***** DATASET ENTRIES *****

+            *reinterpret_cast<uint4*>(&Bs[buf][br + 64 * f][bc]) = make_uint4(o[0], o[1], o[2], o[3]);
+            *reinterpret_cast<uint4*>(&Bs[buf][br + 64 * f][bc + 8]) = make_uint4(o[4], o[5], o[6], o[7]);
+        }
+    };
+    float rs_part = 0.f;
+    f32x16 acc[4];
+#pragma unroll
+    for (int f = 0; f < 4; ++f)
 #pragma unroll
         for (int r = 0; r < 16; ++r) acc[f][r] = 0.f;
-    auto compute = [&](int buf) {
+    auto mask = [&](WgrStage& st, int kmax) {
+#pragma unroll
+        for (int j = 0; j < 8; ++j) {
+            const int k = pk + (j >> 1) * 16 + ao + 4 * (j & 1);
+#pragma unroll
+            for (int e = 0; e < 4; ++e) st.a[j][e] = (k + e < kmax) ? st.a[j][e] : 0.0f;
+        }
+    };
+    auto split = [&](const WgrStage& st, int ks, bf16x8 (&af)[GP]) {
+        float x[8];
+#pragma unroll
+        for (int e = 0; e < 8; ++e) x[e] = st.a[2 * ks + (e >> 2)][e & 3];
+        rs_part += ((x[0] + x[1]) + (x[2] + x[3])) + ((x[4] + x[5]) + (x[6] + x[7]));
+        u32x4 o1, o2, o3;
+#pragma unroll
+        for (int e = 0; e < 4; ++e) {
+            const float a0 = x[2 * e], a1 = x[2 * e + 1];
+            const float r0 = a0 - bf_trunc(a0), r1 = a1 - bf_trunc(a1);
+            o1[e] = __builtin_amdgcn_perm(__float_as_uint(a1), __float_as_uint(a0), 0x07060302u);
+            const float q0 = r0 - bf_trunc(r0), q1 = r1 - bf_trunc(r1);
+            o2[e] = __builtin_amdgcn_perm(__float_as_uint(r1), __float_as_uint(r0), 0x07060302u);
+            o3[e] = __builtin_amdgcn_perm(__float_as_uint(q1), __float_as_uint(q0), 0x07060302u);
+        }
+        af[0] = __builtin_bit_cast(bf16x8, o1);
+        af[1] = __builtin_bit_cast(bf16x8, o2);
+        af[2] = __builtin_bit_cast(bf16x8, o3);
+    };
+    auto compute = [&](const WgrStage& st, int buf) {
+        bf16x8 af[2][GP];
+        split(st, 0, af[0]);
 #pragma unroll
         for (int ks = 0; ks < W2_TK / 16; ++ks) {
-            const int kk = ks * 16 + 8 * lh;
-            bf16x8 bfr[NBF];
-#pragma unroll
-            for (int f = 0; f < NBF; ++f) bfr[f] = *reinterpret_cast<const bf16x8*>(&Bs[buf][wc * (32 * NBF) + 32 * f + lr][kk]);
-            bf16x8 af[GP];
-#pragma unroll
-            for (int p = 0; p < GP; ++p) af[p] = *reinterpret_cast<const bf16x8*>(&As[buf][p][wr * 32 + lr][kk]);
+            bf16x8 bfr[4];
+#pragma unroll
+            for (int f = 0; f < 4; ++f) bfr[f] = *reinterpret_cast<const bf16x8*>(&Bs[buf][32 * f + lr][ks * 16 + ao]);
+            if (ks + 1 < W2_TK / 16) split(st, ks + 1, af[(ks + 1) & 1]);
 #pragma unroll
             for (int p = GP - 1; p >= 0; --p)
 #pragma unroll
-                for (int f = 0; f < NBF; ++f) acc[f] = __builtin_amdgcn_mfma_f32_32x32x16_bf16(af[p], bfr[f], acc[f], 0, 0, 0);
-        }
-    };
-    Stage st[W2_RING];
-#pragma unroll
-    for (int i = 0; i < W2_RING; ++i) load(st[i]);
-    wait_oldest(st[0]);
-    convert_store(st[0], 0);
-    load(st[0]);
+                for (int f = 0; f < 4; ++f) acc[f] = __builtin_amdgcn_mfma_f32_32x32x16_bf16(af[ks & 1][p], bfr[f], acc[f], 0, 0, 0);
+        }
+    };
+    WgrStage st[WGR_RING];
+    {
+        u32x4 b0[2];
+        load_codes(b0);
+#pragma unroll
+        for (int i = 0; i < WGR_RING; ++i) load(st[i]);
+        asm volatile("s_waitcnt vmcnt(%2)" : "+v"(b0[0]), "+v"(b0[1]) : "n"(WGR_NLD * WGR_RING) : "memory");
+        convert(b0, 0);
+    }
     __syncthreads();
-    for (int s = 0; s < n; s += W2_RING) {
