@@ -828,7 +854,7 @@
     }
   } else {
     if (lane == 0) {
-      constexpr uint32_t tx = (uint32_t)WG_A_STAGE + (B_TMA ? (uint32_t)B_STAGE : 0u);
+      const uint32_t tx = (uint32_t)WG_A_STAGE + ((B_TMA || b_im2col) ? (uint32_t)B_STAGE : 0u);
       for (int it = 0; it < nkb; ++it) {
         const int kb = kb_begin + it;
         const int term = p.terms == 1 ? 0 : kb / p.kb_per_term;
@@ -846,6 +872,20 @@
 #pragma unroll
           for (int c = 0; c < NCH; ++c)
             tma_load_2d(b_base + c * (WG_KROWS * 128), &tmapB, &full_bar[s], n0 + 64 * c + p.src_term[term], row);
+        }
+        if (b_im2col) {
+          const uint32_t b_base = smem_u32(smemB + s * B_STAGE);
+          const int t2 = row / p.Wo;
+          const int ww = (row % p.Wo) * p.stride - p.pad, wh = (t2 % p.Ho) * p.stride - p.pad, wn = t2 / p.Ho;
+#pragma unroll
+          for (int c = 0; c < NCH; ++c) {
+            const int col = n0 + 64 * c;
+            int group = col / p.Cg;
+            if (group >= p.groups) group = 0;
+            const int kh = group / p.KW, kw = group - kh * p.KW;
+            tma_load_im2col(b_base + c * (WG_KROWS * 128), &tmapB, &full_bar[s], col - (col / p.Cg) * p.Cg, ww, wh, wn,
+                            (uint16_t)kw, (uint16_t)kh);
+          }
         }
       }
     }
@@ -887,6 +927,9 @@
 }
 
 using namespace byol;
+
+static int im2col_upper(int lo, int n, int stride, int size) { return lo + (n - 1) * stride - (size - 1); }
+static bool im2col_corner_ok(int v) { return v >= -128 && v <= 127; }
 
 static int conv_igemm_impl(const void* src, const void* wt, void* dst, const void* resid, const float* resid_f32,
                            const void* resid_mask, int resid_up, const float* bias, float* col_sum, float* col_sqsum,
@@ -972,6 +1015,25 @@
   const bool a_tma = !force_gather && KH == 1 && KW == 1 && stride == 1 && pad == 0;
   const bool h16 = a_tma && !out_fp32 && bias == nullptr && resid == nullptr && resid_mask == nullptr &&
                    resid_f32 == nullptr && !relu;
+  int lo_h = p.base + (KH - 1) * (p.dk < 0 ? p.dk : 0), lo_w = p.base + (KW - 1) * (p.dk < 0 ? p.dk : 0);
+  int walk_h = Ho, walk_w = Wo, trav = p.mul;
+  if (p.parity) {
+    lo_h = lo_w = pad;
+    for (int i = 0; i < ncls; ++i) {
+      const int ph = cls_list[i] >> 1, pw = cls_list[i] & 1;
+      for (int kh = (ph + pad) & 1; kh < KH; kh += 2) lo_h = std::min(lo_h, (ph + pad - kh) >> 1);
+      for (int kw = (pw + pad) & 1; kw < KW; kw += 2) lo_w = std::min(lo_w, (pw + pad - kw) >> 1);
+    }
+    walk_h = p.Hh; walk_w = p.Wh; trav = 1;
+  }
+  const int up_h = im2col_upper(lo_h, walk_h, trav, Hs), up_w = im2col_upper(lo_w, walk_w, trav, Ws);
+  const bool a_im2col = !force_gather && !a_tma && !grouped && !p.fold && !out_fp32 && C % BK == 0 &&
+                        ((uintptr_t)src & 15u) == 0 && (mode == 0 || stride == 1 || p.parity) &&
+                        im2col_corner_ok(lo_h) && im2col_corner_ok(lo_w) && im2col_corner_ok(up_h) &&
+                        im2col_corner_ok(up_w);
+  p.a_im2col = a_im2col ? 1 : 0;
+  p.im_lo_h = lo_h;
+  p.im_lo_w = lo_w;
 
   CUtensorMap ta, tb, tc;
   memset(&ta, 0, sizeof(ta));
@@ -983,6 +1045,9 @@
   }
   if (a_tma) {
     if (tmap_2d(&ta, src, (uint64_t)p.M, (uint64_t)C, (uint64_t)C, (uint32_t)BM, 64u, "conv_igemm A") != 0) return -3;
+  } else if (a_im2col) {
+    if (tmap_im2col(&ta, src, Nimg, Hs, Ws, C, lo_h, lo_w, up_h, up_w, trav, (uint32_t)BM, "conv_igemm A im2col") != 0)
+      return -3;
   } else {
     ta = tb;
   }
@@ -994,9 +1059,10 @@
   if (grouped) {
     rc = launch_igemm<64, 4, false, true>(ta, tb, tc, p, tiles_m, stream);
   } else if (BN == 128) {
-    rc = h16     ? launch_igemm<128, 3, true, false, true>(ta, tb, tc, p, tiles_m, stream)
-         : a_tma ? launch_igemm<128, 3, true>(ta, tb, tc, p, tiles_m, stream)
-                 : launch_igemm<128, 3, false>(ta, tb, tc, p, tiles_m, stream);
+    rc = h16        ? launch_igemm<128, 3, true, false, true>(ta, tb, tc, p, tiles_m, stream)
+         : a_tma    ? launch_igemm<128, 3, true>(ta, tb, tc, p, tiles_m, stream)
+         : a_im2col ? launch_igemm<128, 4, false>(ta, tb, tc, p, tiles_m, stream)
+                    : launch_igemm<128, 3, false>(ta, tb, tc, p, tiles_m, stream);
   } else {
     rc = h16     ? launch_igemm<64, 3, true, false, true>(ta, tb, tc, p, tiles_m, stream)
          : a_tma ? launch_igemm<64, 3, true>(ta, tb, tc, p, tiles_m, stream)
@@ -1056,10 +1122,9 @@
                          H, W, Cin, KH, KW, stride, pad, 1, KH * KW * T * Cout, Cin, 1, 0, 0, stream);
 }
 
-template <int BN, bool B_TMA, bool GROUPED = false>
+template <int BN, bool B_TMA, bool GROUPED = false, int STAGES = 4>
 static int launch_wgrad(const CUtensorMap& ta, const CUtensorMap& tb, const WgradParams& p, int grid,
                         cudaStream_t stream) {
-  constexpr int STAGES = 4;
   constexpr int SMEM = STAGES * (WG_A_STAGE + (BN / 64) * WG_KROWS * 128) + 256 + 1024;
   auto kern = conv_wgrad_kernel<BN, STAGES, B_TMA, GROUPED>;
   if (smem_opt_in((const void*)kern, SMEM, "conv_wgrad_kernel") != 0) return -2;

*****

* PROBLEM DETAILS
Across the whole listing above, count each line in which the string "constexpr" occurs; respond with that number only.

* ANSWER SECTION
3